茶飲み話[117]新型コロナウイルス禍に思う

 今日は5月1日、メーデーである。日本では、ちょうど100年前にメーデーが始まったそうで、本当であれば今年は従来にもまして代々木公園など各地の会場にたくさんの人々が集まり、労働者の祭典が盛大に催されるはずだったであろう。しかし、先月29日に行われた連合主催の中央メーデーは、メッセージ配信によるWeb開催となった。「三蜜」を避けるためとはいえ、かつて労働運動に携わってきた身としては、残念としか言いようがない。
 それにつけても、新型コロナウイルスだ。1月中旬に日本人で初めて感染者が確認され、一気に拡大してからは、それまでのどことなく対岸の火事的な雰囲気が一転し、新聞もテレビもそして日常会話も、まずは「新型コロナ」が枕詞になった。そして、「入国禁止措置が遅れた」だの、「CPR検査数が少ない」だの、挙句の果てには不良品が相次いでいる「アベノマスク」だのと、安倍政権に対する批判的な声が高まっている。安倍政権を擁護するつもりはさらさらないが、なにせ今回の新型コロナウイルスは、世界中で2000万人~4000万人が、日本国内でも約40万人が死亡したとされるスペイン風邪以来のパンデミックと位置付けられている。日本が執ってきた対策が、世界のそれに比較して有効・妥当なものかどうかは、それこそ歴史が証明してくれよう。安倍政権に対する評価は各人の心の中に秘めておき、感染者数をこれ以上拡大させないために自分たちはどんな行動をすべきか、まずはそのことに専念すべきだろう。

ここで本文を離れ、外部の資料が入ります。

# wenhe-jia/BM2F

Hardware: AMD Instinct MI355X
Metric: images/sec fwd+bwd, R50 100-query 1024² bs16, at 1/2/4/8 MI355X (higher is better)
Workload: dtype fp16; 1 GPU; config 2: Mask2Former R50 COCO-panoptic, 100 queries, 1024x1024, 16 images/GPU, fwd+bwd+AdamW; pixel decoder + MSDA in fp32 (as the reference forces), backbone/decoder under AMP fp16 with GradScaler; model=maskformer2_R50, global_batch=16, seq_len=21504, queries=100, parallelism=dp1, backbone_layout=channels_last, graph_replay=False

## Files before the change

bm2f_amd/_native.py:

```python
from __future__ import annotations

import contextlib
import ctypes
import os
import threading

import torch

_LIB_PATH = os.path.join(os.path.dirname(os.path.abspath(__file__)), "lib", "libbm2f.so")
_lock = threading.Lock()
_lib = None

ABI_VERSION = 1

_p = ctypes.c_void_p
_i = ctypes.c_int
_f = ctypes.c_float
_l = ctypes.c_int64

_SIGNATURES = {
    "m2f_msda_fwd_f32": [_p, _p, _p, _p, _p, _i, _i, _i, _i, _i, _i, _i, _i, _p, _p, _p],
    "m2f_msda_fwd_f64": [_p, _p, _p, _p, _p, _i, _i, _i, _i, _i, _i, _i, _i, _p, _p, _p],
    "m2f_msda_bwd_f32": [_p, _p, _p, _p, _p, _p, _i, _i, _i, _i, _i, _i, _i, _i, _p, _p, _p, _p, _p],
    "m2f_msda_bwd_f64": [_p, _p, _p, _p, _p, _p, _i, _i, _i, _i, _i, _i, _i, _i, _p, _p, _p, _p, _p],
    "m2f_msda_fused_fwd_f32": [_p, _p, _i, _p, _l, _p, _i, _i, _i, _i, _i, _i, _i, _p, _p],
    "m2f_msda_fused_bwd_workspace": [_p, _i, _i, _i, _i, _i, _i, _p],
    "m2f_msda_fused_bwd_f32": [_p, _p, _i, _p, _l, _p, _p, _i, _i, _i, _i, _i, _i, _i, _p, _p, _p, _l, _p],
    "m2f_msda_fused_fwd_hm_f32": [_p, _p, _i, _p, _l, _p, _i, _i, _i, _i, _i, _i, _i, _p, _p],
    "m2f_msda_fused_bwd_hm_f32": [_p, _p, _i, _p, _l, _p, _p, _i, _i, _i, _i, _i, _i, _i, _p, _p, _p, _l, _p],
    "m2f_attn_mask_bits": [_p, _i, _i, _i, _i, _i, _i, _i, _i, _i, _p, _i, _p],
    "m2f_mask_heads_fwd": [_i, _p, _p, _i, _i, _i, _i, _i, _i, _i, _i, _p, _p, _i, _p],
    "m2f_mask_row_fix": [_p, _i, _i, _i, _p],
    "m2f_mask_heads_bwd_workspace": [_i, _i, _l, _p],
    "m2f_mask_heads_bwd_embed": [_i, _p, _p, _i, _i, _i, _l, _p, _p, _l, _p],
    "m2f_mask_heads_bwd_feats": [_i, _p, _i, _p, _i, _i, _i, _i, _l, _i, _p, _p],
    "m2f_masked_attn_plan": [_i, _i, _i, _i, _p, _p, _p, _p],
    "m2f_masked_attn_fwd": [_i, _p, _p, _p, _p, _i, _i, _i, _i, _i, _i, _i, _i, _f, _p, _p, _p, _l, _p],
    "m2f_masked_attn_bwd": [_i, _p, _p, _p, _p, _p, _p, _p, _i, _i, _i, _i, _i, _i, _i, _i, _f, _p, _p, _p, _p,
                            _l, _p],
    "m2f_gemm_f32_nt": [_p, _l, _p, _l, _p, _i, _p, _l, _p, _l, _i, _i, _i, _p],
    "m2f_gemm_f32_tn_workspace": [_i, _i, _i, _p],
    "m2f_gemm_f32_tn": [_p, _l, _p, _l, _p, _l, _p, _i, _i, _i, _p, _l, _p],
    "m2f_gemm_f32x3_nt_workspace": [_i, _i, _p],
    "m2f_gemm_f32x3_nt": [_p, _l, _p, _l, _i, _p, _i, _p, _l, _p, _l, _i, _i, _i, _p, _l, _p],
    "m2f_gemm_f32x3_nt_add": [_p, _l, _p, _l, _i, _p, _i, _p, _l, _p, _p, _l, _p, _l, _i, _i, _i, _p, _l, _p],
    "m2f_gemm_f32x3_nt_bits": [_p, _l, _p, _l, _i, _p, _i, _p, _p, _l, _p, _l, _i, _i, _i, _p, _l, _p],
    "m2f_gemm_f32x3_nt_rowadd": [_p, _l, _p, _l, _i, _p, _l, _i, _p, _l, _i, _i, _i, _p, _l, _p],
    "m2f_gemm_f32x3_tn_workspace": [_i, _i, _i, _p],
    "m2f_gemm_f32x3_tn": [_p, _l, _p, _l, _p, _l, _p, _i, _i, _i, _p, _l, _p],
    "m2f_conv_f32x3_workspace": [_i, _i, _i, _i, _i, _i, _p],
    "m2f_conv_f32x3": [_p, _p, _p, _p, _i, _i, _i, _i, _i, _i, _i, _p, _l, _p],
    "m2f_conv_f32x3_wgrad": [_p, _p, _p, _p, _i, _i, _i, _i, _i, _i, _p, _l, _p],
    "m2f_conv_x3_io": [_p, _i, _i, _p, _p, _p, _i, _i, _i, _i, _i, _i, _i, _i, _i, _p, _l, _p],
    "m2f_conv_x3_wgrad_io": [_p, _p, _i, _i, _p, _p, _i, _i, _i, _i, _i, _i, _p, _l, _p],
    "m2f_bias_act_nchw": [_p, _p, _p, _l, _i, _l, _i, _i, _p],
    "m2f_relu_bwd_sum": [_p, _i, _p, _p, _l, _i, _p],
    "m2f_upsample2x_add_fwd_f32": [_p, _l, _l, _l, _l, _p, _p, _i, _i, _i, _i, _p],
    "m2f_upsample2x_bwd_f32": [_p, _p, _i, _i, _i, _i, _p],
    "m2f_upsample2x_add_fwd_nhwc_f32": [_p, _l, _p, _p, _i, _i, _i, _i, _p],
    "m2f_upsample2x_bwd_nhwc_f32": [_p, _p, _i, _i, _i, _i, _p],
    "m2f_maxpool3s2_fwd": [_p, _p, _p, _l, _i, _i, _i, _p],
    "m2f_maxpool3s2_bwd": [_p, _p, _p, _l, _i, _i, _i, _p],
    "m2f_maxpool3s2_nhwc": [_i, _p, _p, _p, _i, _i, _i, _i, _i, _p],
    "m2f_stream_copy": [_p, _p, _l, _i, _p],
    "m2f_gather_probe": [_p, _i, _l, _p, _i, _p],
    "m2f_set_option": [ctypes.c_char_p, _l],
    "m2f_get_option": [ctypes.c_char_p, _p],
    "m2f_transpose_f32": [_p, _l, _l, _p, _l, _l, _i, _i, _i, _p],
    "m2f_colsum_workspace": [_l, _i, _p],
    "m2f_colsum": [_i, _p, _l, _i, _p, _l, _p, _p],
    "m2f_sum_to_f32": [_p, _i, _l, _i, _p, _p],
    "m2f_group_norm_workspace": [_i, _i, _i, _l, _p],
    "m2f_group_norm_fwd_f32": [_p, _p, _p, _i, _i, _i, _l, _f, _i, _p, _p, _p, _p, _l, _p],
    "m2f_group_norm_bwd_f32": [_p, _p, _p, _p, _p, _p, _i, _i, _i, _l, _i, _p, _p, _p, _p, _l, _p],
    "m2f_add_layernorm_workspace": [_l, _i, _p],
    "m2f_add_layernorm_fwd_f32": [_p, _p, _p, _p, _l, _i, _f, _p, _p, _p, _p],
    "m2f_add_layernorm_bwd_f32": [_p, _p, _p, _p, _p, _p, _l, _i, _p, _p, _p, _p, _l, _p],
    "m2f_lsap_batched": [_p, _i, _i, _i, _l, _p, _p, _p, _p, _p],
# ... 147 lines not shown
```

bm2f_amd/csrc/gemm_x3.hip:

```cpp
#include "bm2f.h"
#include "common.h"
#include "x3_device.h"

#include <hip/hip_runtime.h>

#include <algorithm>
#include <cstdlib>

namespace {

using namespace m2f_x3;

enum Epi { kNone = 0, kBias = 1, kRelu = 2, kMask = 4, kAdd = 8, kBitsOut = 16, kBitsIn = 32 };

__device__ __forceinline__ unsigned spread4(unsigned byte) {
  unsigned x = byte & 0xffu;
  x = (x | (x << 12)) & 0x000F000Fu;
  x = (x | (x << 6)) & 0x03030303u;
  x = (x | (x << 3)) & 0x11111111u;
  return x;
}


__global__ void __launch_bounds__(256) x3_presplit(const float* __restrict__ B, int64_t ldb, int b_kn, int N, int K,
                                                   int NP, int nchunks, __bf16* __restrict__ Bs) {
  const int64_t t = blockIdx.x * static_cast<int64_t>(blockDim.x) + threadIdx.x;
  if (t >= static_cast<int64_t>(nchunks) * NP) return;
  const int c = static_cast<int>(t / NP), n = static_cast<int>(t - static_cast<int64_t>(c) * NP);
  bf8 pl[3][2];
#pragma unroll
  for (int j = 0; j < 16; ++j) {
    const int k = c * 16 + j;
    float v = 0.f;
    if (n < N && k < K) v = b_kn ? B[static_cast<int64_t>(k) * ldb + n] : B[static_cast<int64_t>(n) * ldb + k];
    __bf16 h, m, l;
    split3(v, h, m, l);
    pl[0][j >> 3][j & 7] = h;
    pl[1][j >> 3][j & 7] = m;
    pl[2][j >> 3][j & 7] = l;
  }
  const int sw = swz(n);
#pragma unroll
  for (int p = 0; p < 3; ++p) {
    bf8* dst = reinterpret_cast<bf8*>(Bs + ((static_cast<int64_t>(c) * 3 + p) * NP + n) * 16);
    dst[sw] = pl[p][0];
    dst[sw ^ 1] = pl[p][1];
  }
}

template <int BN, int NW, int EPI, bool KFULL>
__global__ void __launch_bounds__(64 * NW, 2) x3_nt_kernel(const float* __restrict__ A, int64_t lda,
                                                       const __bf16* __restrict__ Bs, int NP,
                                                       const float* __restrict__ bias,
                                                       const float* __restrict__ mask, int64_t ldm,
                                                       const float* D1, const float* D2, int64_t ldd, int dper,
                                                       uint32_t* bits, float* C, int64_t ldc, int M, int N, int K) {
  constexpr int NT = 64 * NW, BM = 32 * NW, TJ = BN / 32;
  constexpr int PIECES = 3 * BN * 2;
  constexpr int NBL = (PIECES + NT - 1) / NT;
  constexpr int CHUNK = 3 * BN * 16;
  constexpr int EP = 36;
  constexpr int LDS_B = 2 * CHUNK * 2, LDS_E = NW * 32 * EP * 4;
  __shared__ __attribute__((aligned(16))) char smem[LDS_B > LDS_E ? LDS_B : LDS_E];
  __bf16(*sb)[CHUNK] = reinterpret_cast<__bf16(*)[CHUNK]>(smem);

  const int nbn = (N + BN - 1) / BN;
  const int tile = xcd_remap(blockIdx.x, gridDim.x);
  const int bm = tile / nbn, bn = tile % nbn;
  const int m0 = bm * BM, n0 = bn * BN;
  const int tid = threadIdx.x, lane = tid & 63, w = tid >> 6;
  const int li = lane & 31, lh = lane >> 5;
  const int arow = m0 + w * 32 + li;
  const float* ap = A + static_cast<int64_t>(min(arow, M - 1)) * lda + lh * 8;
  const bool arow_ok = arow < M;
  const int nk = (K + kBK - 1) / kBK;

  struct Regs {
    f4 a[2];
    bf8 b[NBL];
  };
  auto gload = [&](Regs& r, int c) {
    const int k = c * kBK + lh * 8;
    const int cc = min(c, nk - 1);
    r.a[0] = *reinterpret_cast<const f4*>(ap + min(k, K - 4) - lh * 8);
    r.a[1] = *reinterpret_cast<const f4*>(ap + min(k + 4, K - 4) - lh * 8);
    const __bf16* bc = Bs + static_cast<int64_t>(cc) * 3 * NP * 16;
#pragma unroll
    for (int u = 0; u < NBL; ++u) {
      const int q = min(tid + u * NT, PIECES - 1);
      const int p = q / (BN * 2), rem = q - p * BN * 2;
      r.b[u] = *reinterpret_cast<const bf8*>(bc + (static_cast<int64_t>(p) * NP + n0) * 16 + rem * 8);
    }
  };
  auto bstore = [&](const Regs& r, int buf) {
#pragma unroll
    for (int u = 0; u < NBL; ++u) {
      const int q = tid + u * NT;
      if (PIECES % NT != 0 && q >= PIECES) continue;
      *reinterpret_cast<bf8*>(&sb[buf][q * 8]) = r.b[u];
    }
  };
  auto asplit = [&](const Regs& r, int c, bf8 (&fa)[3]) {
    const int k = c * kBK + lh * 8;
    float x[8];
#pragma unroll
    for (int e = 0; e < 8; ++e) x[e] = KFULL || k + e < K ? r.a[e >> 2][e & 3] : 0.f;
    split8(x, fa);
  };

  f16v acc[TJ];
#pragma unroll
  for (int j = 0; j < TJ; ++j)
#pragma unroll
    for (int e = 0; e < 16; ++e) acc[j][e] = 0.f;

  const int boff = li * 16 + ((lh ^ swz(li)) * 8);
  auto chunk_mfma = [&](int buf, const bf8 (&fa)[3]) {
    const __bf16* base = &sb[buf][0];
#pragma unroll
    for (int j = 0; j < TJ; ++j) {
      const int off = j * 32 * 16 + boff;
      const bf8 bh = *reinterpret_cast<const bf8*>(base + off);
      const bf8 bmv = *reinterpret_cast<const bf8*>(base + BN * 16 + off);
      const bf8 bl = *reinterpret_cast<const bf8*>(base + 2 * BN * 16 + off);
      f16v x = acc[j];
      x = mfma(fa[2], bh, x);
      x = mfma(fa[1], bmv, x);
      x = mfma(fa[0], bl, x);
      x = mfma(fa[1], bh, x);
      x = mfma(fa[0], bmv, x);
      x = mfma(fa[0], bh, x);
      acc[j] = x;
    }
  };

  Regs r0, r1;
  bf8 fa[3], fb[3];
  gload(r0, 0);
  gload(r1, 1);
// ... 89 lines not shown
          if constexpr ((EPI & kAdd) != 0) {
            x += D1[static_cast<int64_t>(dper ? row % dper : row) * ldd + col + t];
            if (D2) x += D2[static_cast<int64_t>(row) * ldd + col + t];
          }
          C[static_cast<int64_t>(row) * ldc + col + t] = x;
        }
      }
    }
    __builtin_amdgcn_wave_barrier();
    __builtin_amdgcn_fence(__ATOMIC_RELEASE, "wavefront");
    __builtin_amdgcn_fence(__ATOMIC_ACQUIRE, "wavefront");
  }
}

template <int BN, int NW>
int launch_nt(int epi, const float* A, int64_t lda, const __bf16* Bs, int NP, const float* bias, const float* mask,
              int64_t ldm, const float* D1, const float* D2, int64_t ldd, int dper, uint32_t* bits, float* C,
              int64_t ldc, int M, int N, int K, hipStream_t st) {
  constexpr int BM = 32 * NW;
  const int64_t nwg = static_cast<int64_t>((M + BM - 1) / BM) * ((N + BN - 1) / BN);
  if (nwg > 0x7fffffff) return m2f::fail(M2F_EUNSUPPORTED, "m2f_gemm_f32x3_nt: too many tiles");
  const dim3 grid(static_cast<unsigned>(nwg)), block(64 * NW);
  if (!m2f::dispatch_one_of<kNone, kBias, kRelu, kBias | kRelu, kMask, kBias | kMask, kAdd, kBias | kAdd,
                            kRelu | kBitsOut, kBias | kRelu | kBitsOut, kBitsIn, kBias | kBitsIn>(epi, [&](auto e) {
        m2f::dispatch_bool(K % kBK == 0, [&](auto kfull) {
          x3_nt_kernel<BN, NW, e.value, kfull.value><<<grid, block, 0, st>>>(A, lda, Bs, NP, bias, mask, ldm, D1, D2, ldd,
                                                                            dper, bits, C, ldc, M, N, K);
        });
      }))
    return m2f::fail(M2F_EINVAL, "m2f_gemm_f32x3_nt: epilogue %d", epi);
  return m2f::check_launch("m2f_gemm_f32x3_nt");
}

int64_t nt_np(int N) { return (N + 383) / 384 * 384; }

int64_t nt_workspace(int N, int K) {
  const int64_t nchunks = (K + kBK - 1) / kBK;
  return nchunks * 3 * nt_np(N) * 16 * 2;
}

template <int NW, bool MFULL, int CSUM>
__global__ void __launch_bounds__(64 * NW, NW >= 8 ? 1 : 2) x3_tn_kernel(const float* __restrict__ A, int64_t lda,
                                                           const float* __restrict__ B, int64_t ldb, int M, int N1,
                                                           int N2, int rows_per_split, int trans_out,
                                                           float* __restrict__ slab, float* __restrict__ colsum_slab,
                                                           int colsum_b) {
  constexpr int NT = 64 * NW, BN = 256, TJ = BN / 32;
  constexpr int JOBS = BN * 2;
  constexpr int NJ = (JOBS + NT - 1) / NT;
  constexpr int CHUNK = 3 * BN * 16;
  constexpr int EP = 36;
  constexpr int LDS_B = 2 * CHUNK * 2, LDS_E = NW * 32 * EP * 4;
  __shared__ __attribute__((aligned(16))) char smem[LDS_B > LDS_E ? LDS_B : LDS_E];
  __bf16(*sb)[CHUNK] = reinterpret_cast<__bf16(*)[CHUNK]>(smem);

  const int nb1 = (N1 + 32 * NW - 1) / (32 * NW), nb2 = (N2 + BN - 1) / BN;
  const int tiles = nb1 * nb2;
  const int id = xcd_remap(blockIdx.x, gridDim.x);
  const int split = id / tiles, t = id % tiles;
  const int b1 = t / nb2, b2 = t % nb2;
  const int n10 = b1 * 32 * NW, n20 = b2 * BN;
  const int r0 = split * rows_per_split;
  const int r1 = min(M, r0 + rows_per_split);
  const int tid = threadIdx.x, lane = tid & 63, w = tid >> 6;
  const int li = lane & 31, lh = lane >> 5;
  const int acol = min(n10 + w * 32 + li, N1 - 1);
  const float* ap = A + acol;
  const int nk = r1 > r0 ? (r1 - r0 + kBK - 1) / kBK : 0;
  const bool csum_a = CSUM == 1 && b2 == 0;
  const bool csum_b = CSUM == 2 && b1 == 0;

  struct Regs {
    float a[8];
    float b[NJ][8];
  };
  const uint32_t aoff = static_cast<uint32_t>(lh * 8 * lda + acol);
  uint32_t boff8[NJ];
#pragma unroll
  for (int u = 0; u < NJ; ++u) {
    const int job = min(tid + u * NT, JOBS - 1), half = job / BN, col = min(n20 + job % BN, N2 - 1);
// ... 153 lines not shown
      const int job = tid + u * NT;
      if (job < JOBS && job / BN == 1) red[job % BN] = csb[u];
    }
    __syncthreads();
#pragma unroll
    for (int u = 0; u < NJ; ++u) {
      const int job = tid + u * NT, col = n20 + job % BN;
      if (job < JOBS && job / BN == 0 && col < N2)
        colsum_slab[static_cast<int64_t>(split) * N2 + col] = csb[u] + red[job % BN];
    }
  }
}
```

 政府が、7都府県に対して緊急事態宣言を発令したのが4月7日。多くの国民が不要不急の外出を避け、また企業も試行錯誤しながら在宅勤務を奨励し始めてからそろそろ1ヵ月が経つ中で、さまざまな変化を感じ取ることができるようになった。スーパーや食料品店には多くの買い物客が集まるが、それ以外の場所では、電車やバスは言うに及ばず、街中も人影はまばらで様子が一変した。スポーツジムや図書館といった公共施設、飲食店などのほとんどが休業となって、これまでいかに多くのことを、当たり前のように享受できていたかに気付かされる。国民のニーズに応えるために、現在の状況下でも心無い誹謗・中傷にも耐えつつ激務をこなしている方たちが存在するということも含めてである。
 感染者数の増加ペースは一進一退の状況が続いている。6日までとしている緊急事態宣言の延長も言われているが、宣言を解除し経済活動全般を再開しなければならない日は必ず訪れる。新型コロナウイルス禍で感じ取ることができた様々な気づきは、日本人が持つ社会観や価値観そして生活様式を見つめなおす契機になるのではないか、改めてそのように思う。何はともあれ、今はただ、一日も早い収束を願うばかりである。